>>>

static int count_core(dvs_ctx* ctx, const dvs_seqset* s, int k, int num_states, uint32_t* d_counts, uint64_t dim,
                      const CountDest& dst) {
    cudaStream_t st = ctx->stream;
#define TRY_F(expr)                                                          \
    do {                                                                     \
        cudaError_t _e = (expr);                                             \
        if (_e != cudaSuccess) {                                             \
            set_error("%s failed: %s", #expr, cudaGetErrorString(_e));       \
            return DVS_ERR_CUDA;                                             \
        }                                                                    \
    } while (0)

    TRY_F(cudaMemsetAsync(d_counts, 0, (size_t)s->nrec * dim * sizeof(uint32_t), st));

    const bool ns4 = (num_states == 4);
    const size_t max_hist_bytes = std::min<size_t>(ctx->smem_optin > 4096 ? ctx->smem_optin - 2048 : 0, 128 * 1024 + 16);
    uint32_t nparts = 1, part_bins = (uint32_t)std::min<uint64_t>(dim, 1u << 31);
    int mode = MODE_SMEM;
    size_t hist_bytes = (size_t)dim * 4;
    const char* s3_env = getenv("DVS_COUNT_S3");
    const bool want_s3 = !(s3_env && s3_env[0] == '0');
    if (ns4 && want_s3 && k >= 4 && dim * 36 + 2048 <= ctx->smem_optin && dim * 36 <= 160 * 1024) {
        mode = MODE_SUPER3;
        hist_bytes = (size_t)dim * 36;
    } else if (ns4 && dim * 20 <= 96 * 1024) {
        mode = MODE_SUPER;
        hist_bytes = (size_t)dim * 20;
    } else if (dim * 4 > max_hist_bytes) {
        uint64_t bins_per = max_hist_bytes / 4;
        uint64_t np = (dim + bins_per - 1) / bins_per;
        if (np <= 2) {
            mode = MODE_SMEM_PARTS;
            nparts = (uint32_t)np;
            part_bins = (uint32_t)((dim + np - 1) / np);
            hist_bytes = (size_t)part_bins * 4 + 16;
        } else {
            mode = MODE_GLOBAL;
            hist_bytes = 0;
        }
    }
    const bool smem = (mode != MODE_GLOBAL);
    const char* scr_env = getenv("DVS_COUNT_SCRAMBLE");
    const bool scramble = !(scr_env && scr_env[0] == '0');

    int ctas_per_sm = 4;
    if (smem) ctas_per_sm = (int)std::max<size_t>(1, std::min<size_t>(4, (ctx->smem_optin + 1024) / (hist_bytes + 1024)));
    const uint32_t grid = (uint32_t)(ctx->sm_count * ctas_per_sm);
    const int threads4 = (mode == MODE_SMEM_PARTS || mode == MODE_SUPER3) ? 1024 : kCountThreads;
    uint64_t chunk = 1 << 20;
    {
        const uint64_t flush_bins =
            (mode == MODE_GLOBAL) ? 0 : (mode == MODE_SUPER ? dim : (mode == MODE_SUPER3 ? dim * 16 : part_bins));
        const uint64_t max_chunk = flush_bins >= 32768 ? (8u << 20) : (flush_bins >= 16384 ? (2u << 20) : (1u << 20));
        uint64_t want_items = (uint64_t)grid * 8 * dst.chunks;
        uint64_t c = (s->total + want_items - 1) / std::max<uint64_t>(want_items, 1);
        c = std::max<uint64_t>(64 << 10, std::min<uint64_t>(c, max_chunk));
        chunk = (c + 8191) / 8192 * 8192;
        if (mode == MODE_GLOBAL && dim * 4 >= (16u << 20)) chunk = 8192;
    }
    DevBuf<uint32_t> d_rec_seq;
    if (dst.rec_seq) {
        if (d_rec_seq.alloc(std::max<uint32_t>(s->nrec, 1)) != DVS_OK) return DVS_ERR_CUDA;
        TRY_F(cudaMemcpyAsync(d_rec_seq.p, dst.rec_seq, (size_t)s->nrec * sizeof(uint32_t), cudaMemcpyHostToDevice, st));
    }
    const bool same_seq = dst.rec_seq ? (s->work_seq.size() == s->nrec &&
                                         std::equal(s->work_seq.begin(), s->work_seq.end(), dst.rec_seq))
                                      : s->work_seq.empty();
    if (s->work_chunk != chunk || s->work_nparts != nparts || !s->work_cache.p || !same_seq) {
        std::vector<CountWork> work;
        s->work_item_begin.assign(s->nrec + 1, 0);
        for (uint32_t q = 0; q < s->nrec; ++q) {
            const uint32_t r = dst.rec_seq ? dst.rec_seq[q] : q;
            s->work_item_begin[q] = (uint32_t)work.size();
            uint64_t b = s->h_offsets[r], e = s->h_offsets[r + 1];
            if (e <= b) continue;
            uint64_t a0 = b & ~31ULL, a1 = (e + 15) & ~15ULL;
            for (uint64_t a = a0; a < a1; a += chunk)
                for (uint32_t p = 0; p < nparts; ++p) work.push_back({a, std::min(a + chunk, a1), r, p});
        }
        if (work.size() > 0xFFFFFFF0ull) {
            dvs::set_error("too many counting work items");
            return DVS_ERR_ARG;
        }
        s->work_item_begin[s->nrec] = (uint32_t)work.size();
        s->work_chunk = 0;
        if (s->work_cache.alloc(work.size() * sizeof(CountWork)) != DVS_OK) return DVS_ERR_CUDA;
        TRY_F(cudaMemcpyAsync(s->work_cache.p, work.data(), work.size() * sizeof(CountWork), cudaMemcpyHostToDevice, st));
        s->work_chunk = chunk;
        s->work_nparts = nparts;
        s->work_items = (uint32_t)work.size();
        if (dst.rec_seq)
            s->work_seq.assign(dst.rec_seq, dst.rec_seq + s->nrec);
        else
            s->work_seq.clear();
    }
    const CountWork* d_work_all = reinterpret_cast<const CountWork*>(s->work_cache.p);
    const uint32_t nchunks = std::max<uint32_t>(1, std::min<uint32_t>(dst.chunks, std::max<uint32_t>(s->nrec, 1)));
    DevBuf<uint32_t> d_next, d_rc;
    DevBuf<CountWork> d_retry;
    if (d_next.alloc(nchunks) != DVS_OK) return DVS_ERR_CUDA;
    TRY_F(cudaMemsetAsync(d_next.p, 0, nchunks * sizeof(uint32_t), st));
    if (mode == MODE_SUPER3) {
        if (d_retry.alloc(std::max<uint32_t>(s->work_items, 1)) != DVS_OK || d_rc.alloc(2 * nchunks) != DVS_OK)
            return DVS_ERR_CUDA;
        TRY_F(cudaMemsetAsync(d_rc.p, 0, 2 * nchunks * sizeof(uint32_t), st));
    }
    PhaseTimer pt_all(nchunks > 1 ? ctx : nullptr, DVS_PHASE_COUNT_KERNEL);
    struct TimingGuard {
        dvs_ctx* c;
        bool saved;
        ~TimingGuard() { c->timing = saved; }
    } timing_guard{ctx, ctx->timing};
    if (nchunks > 1) ctx->timing = false;
    const bool chunk_ev = nchunks > 1 && timing_guard.saved && nchunks <= 64;
    ctx->n_chunk_ev = 0;
    if (chunk_ev)
        for (uint32_t i = 0; i < 2 * nchunks; ++i)
            if (!ctx->ev_chunk[i]) TRY_F(cudaEventCreate(&ctx->ev_chunk[i]));
    uint64_t wsum = 0;
    for (uint32_t c = 0; c < nchunks && dst.weights; ++c) wsum += dst.weights[c];
    auto chunk_first = [&](uint32_t c) -> uint32_t {
        if (!dst.weights || !wsum) return (uint32_t)((uint64_t)s->nrec * c / nchunks);
        uint64_t acc = 0;
        for (uint32_t i = 0; i < c; ++i) acc += dst.weights[i];
        return (uint32_t)((unsigned __int128)s->nrec * acc / wsum);
    };
    for (uint32_t ch = 0; ch < nchunks; ++ch) {
        const uint32_t rb = chunk_first(ch), re = chunk_first(ch + 1);
        const uint32_t ib = s->work_item_begin[rb], ie = s->work_item_begin[re];
        const CountWork* d_work = d_work_all + ib;
        const uint32_t n_work = ie - ib;
        uint32_t* d_nx = d_next.p + ch;
        if (n_work) {
            const uint32_t g = (uint32_t)std::min<size_t>(grid, n_work);
            auto set_smem = [&](auto kern) -> cudaError_t {
                return hist_bytes > 48 * 1024
                           ? cudaFuncSetAttribute(kern, cudaFuncAttributeMaxDynamicSharedMemorySize, (int)hist_bytes)
                           : cudaSuccess;
            };
            auto launch4 = [&](auto kern) -> cudaError_t {
                cudaError_t e = set_smem(kern);
                if (e != cudaSuccess) return e;
                kern<<<g, threads4, hist_bytes, st>>>(s->data(), s->offsets.p, d_work, n_work, d_nx, k, dim, part_bins,
                                                      d_counts, nullptr);
                ctx->launches++;
                return cudaGetLastError();
            };
            auto launch_generic = [&](auto kern) -> cudaError_t {
                cudaError_t e = set_smem(kern);
                if (e != cudaSuccess) return e;
                kern<<<g, kCountThreads, hist_bytes, st>>>(s->data(), s->offsets.p, d_work, n_work, d_nx, k,
                                                           (uint32_t)num_states, dim, part_bins, d_counts);
                ctx->launches++;
                return cudaGetLastError();
            };
            cudaError_t e;
            PhaseTimer pt(ctx, DVS_PHASE_COUNT_KERNEL);
            if (chunk_ev) cudaEventRecord(ctx->ev_chunk[2 * ctx->n_chunk_ev], st);
            if (!ns4)
                e = smem ? launch_generic(k_count_generic<true>) : launch_generic(k_count_generic<false>);
            else if (mode == MODE_SUPER3) {
                const bool scr3 = scr_env && scr_env[0] == '1';
                const char* shape_env = getenv("DVS_COUNT_S3_SHAPE");
                const int shape = dst.s3_shape >= 0 ? dst.s3_shape : (shape_env ? atoi(shape_env) : 0);
                auto s3 = scr3 ? k_count_s3<true, 1024, 2>
                               : (shape == 1 ? k_count_s3<false, 1024, 2>
                                             : (shape == 2 ? k_count_s3<false, 512, 4> : k_count_s3<false, 1024, 3>));
                const int s3_threads = (!scr3 && shape == 2) ? 512 : 1024;
                auto rk = scramble ? k_count<MODE_SUPER, true, 512> : k_count<MODE_SUPER, false, 512>;
                const char* pad_env = getenv("DVS_COUNT_SMEM_PAD");
                const size_t s3_bytes = hist_bytes + (pad_env ? (size_t)atoi(pad_env) : 0);
                TRY_F(cudaFuncSetAttribute(s3, cudaFuncAttributeMaxDynamicSharedMemorySize, (int)s3_bytes));
                const size_t retry_bytes = (size_t)dim * 20;
                if (retry_bytes > 48 * 1024)
                    TRY_F(cudaFuncSetAttribute(rk, cudaFuncAttributeMaxDynamicSharedMemorySize, (int)retry_bytes));
                uint32_t* rc2 = d_rc.p + 2 * ch;
                if (dst.resident) {
                    auto k_count_s3_trail = dst.trail_regs <= 40 ? dvs::k_count_s3_trail<40>
                                            : (dst.trail_regs <= 48 ? dvs::k_count_s3_trail<48> : dvs::k_count_s3_trail<56>);
                    TRY_F(cudaFuncSetAttribute(k_count_s3_trail, cudaFuncAttributeMaxDynamicSharedMemorySize, (int)s3_bytes));
                    TRY_F(cudaFuncSetAttribute(k_count_s3_trail, cudaFuncAttributePreferredSharedMemoryCarveout,
                                               (int)cudaSharedmemCarveoutMaxShared));
                    k_count_s3_trail<<<g, 1024, s3_bytes, st>>>(s->data(), s->offsets.p, d_work, n_work, d_nx, k, dim,
                                                                d_counts, d_retry.p + ib, rc2, dst.resident);
                } else {
                    s3<<<g, s3_threads, s3_bytes, st>>>(s->data(), s->offsets.p, d_work, n_work, d_nx, k, dim, d_counts,
                                                        d_retry.p + ib, rc2);
                }
                ctx->launches++;
                e = cudaGetLastError();
                if (e == cudaSuccess) {
                    const uint32_t g2 = (uint32_t)std::min<size_t>((size_t)ctx->sm_count * 2, n_work);
                    rk<<<g2, 512, retry_bytes, st>>>(s->data(), s->offsets.p, d_retry.p + ib, 0u, rc2 + 1, k, dim,
                                                     (uint32_t)dim, d_counts, rc2);
                    ctx->launches++;
                    e = cudaGetLastError();
                }
            } else if (mode == MODE_SUPER)
                e = scramble ? launch4(k_count<MODE_SUPER, true, 512>) : launch4(k_count<MODE_SUPER, false, 512>);
            else if (mode == MODE_SMEM)
                e = scramble ? launch4(k_count<MODE_SMEM, true, 512>) : launch4(k_count<MODE_SMEM, false, 512>);
            else if (mode == MODE_SMEM_PARTS)
                e = scramble ? launch4(k_count<MODE_SMEM_PARTS, true, 1024>) : launch4(k_count<MODE_SMEM_PARTS, false, 1024>);
            else
                e = launch4(k_count<MODE_GLOBAL, false, 512>);
            pt.stop();
            if (chunk_ev) cudaEventRecord(ctx->ev_chunk[2 * ctx->n_chunk_ev++ + 1], st);
            if (e != cudaSuccess) {
                set_error("k_count launch failed: %s", cudaGetErrorString(e));
                return DVS_ERR_CUDA;
            }
        }
        if (re > rb) {
            PhaseTimer pt(ctx, DVS_PHASE_FREQ_ENTROPY);
            if (dst.rec_seq)
                k_freq_entropy<<<re - rb, kEntThreads, kEntSmemBytes, st>>>(d_counts, dim, dst.freqs, dst.totals, dst.entropy,
                                                                            dst.valid, dst.err, dst.err_total, d_rec_seq.p + rb);
            else
                k_freq_entropy<<<re - rb, kEntThreads, kEntSmemBytes, st>>>(
                    d_counts + (size_t)rb * dim, dim, dst.freqs + (size_t)rb * dim, dst.totals + rb, dst.entropy + rb,
                    dst.valid + rb, dst.err + rb, dst.err_total + rb, nullptr);
            ctx->launches++;
            TRY_F(cudaGetLastError());
        }
        if (dst.after_chunk) DVS_TRY(dst.after_chunk(rb, re));
    }
    ctx->timing = timing_guard.saved;
    pt_all.stop();
#undef TRY_F
    return DVS_OK;
}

<<<

__WORK TO COMPLETE__. Lines with "saved" in the records above: copy every one of them.

__YOUR SOLUTION__.
        bool saved;
        ~TimingGuard() { c->timing = saved; }
    const bool chunk_ev = nchunks > 1 && timing_guard.saved && nchunks <= 64;
    ctx->timing = timing_guard.saved;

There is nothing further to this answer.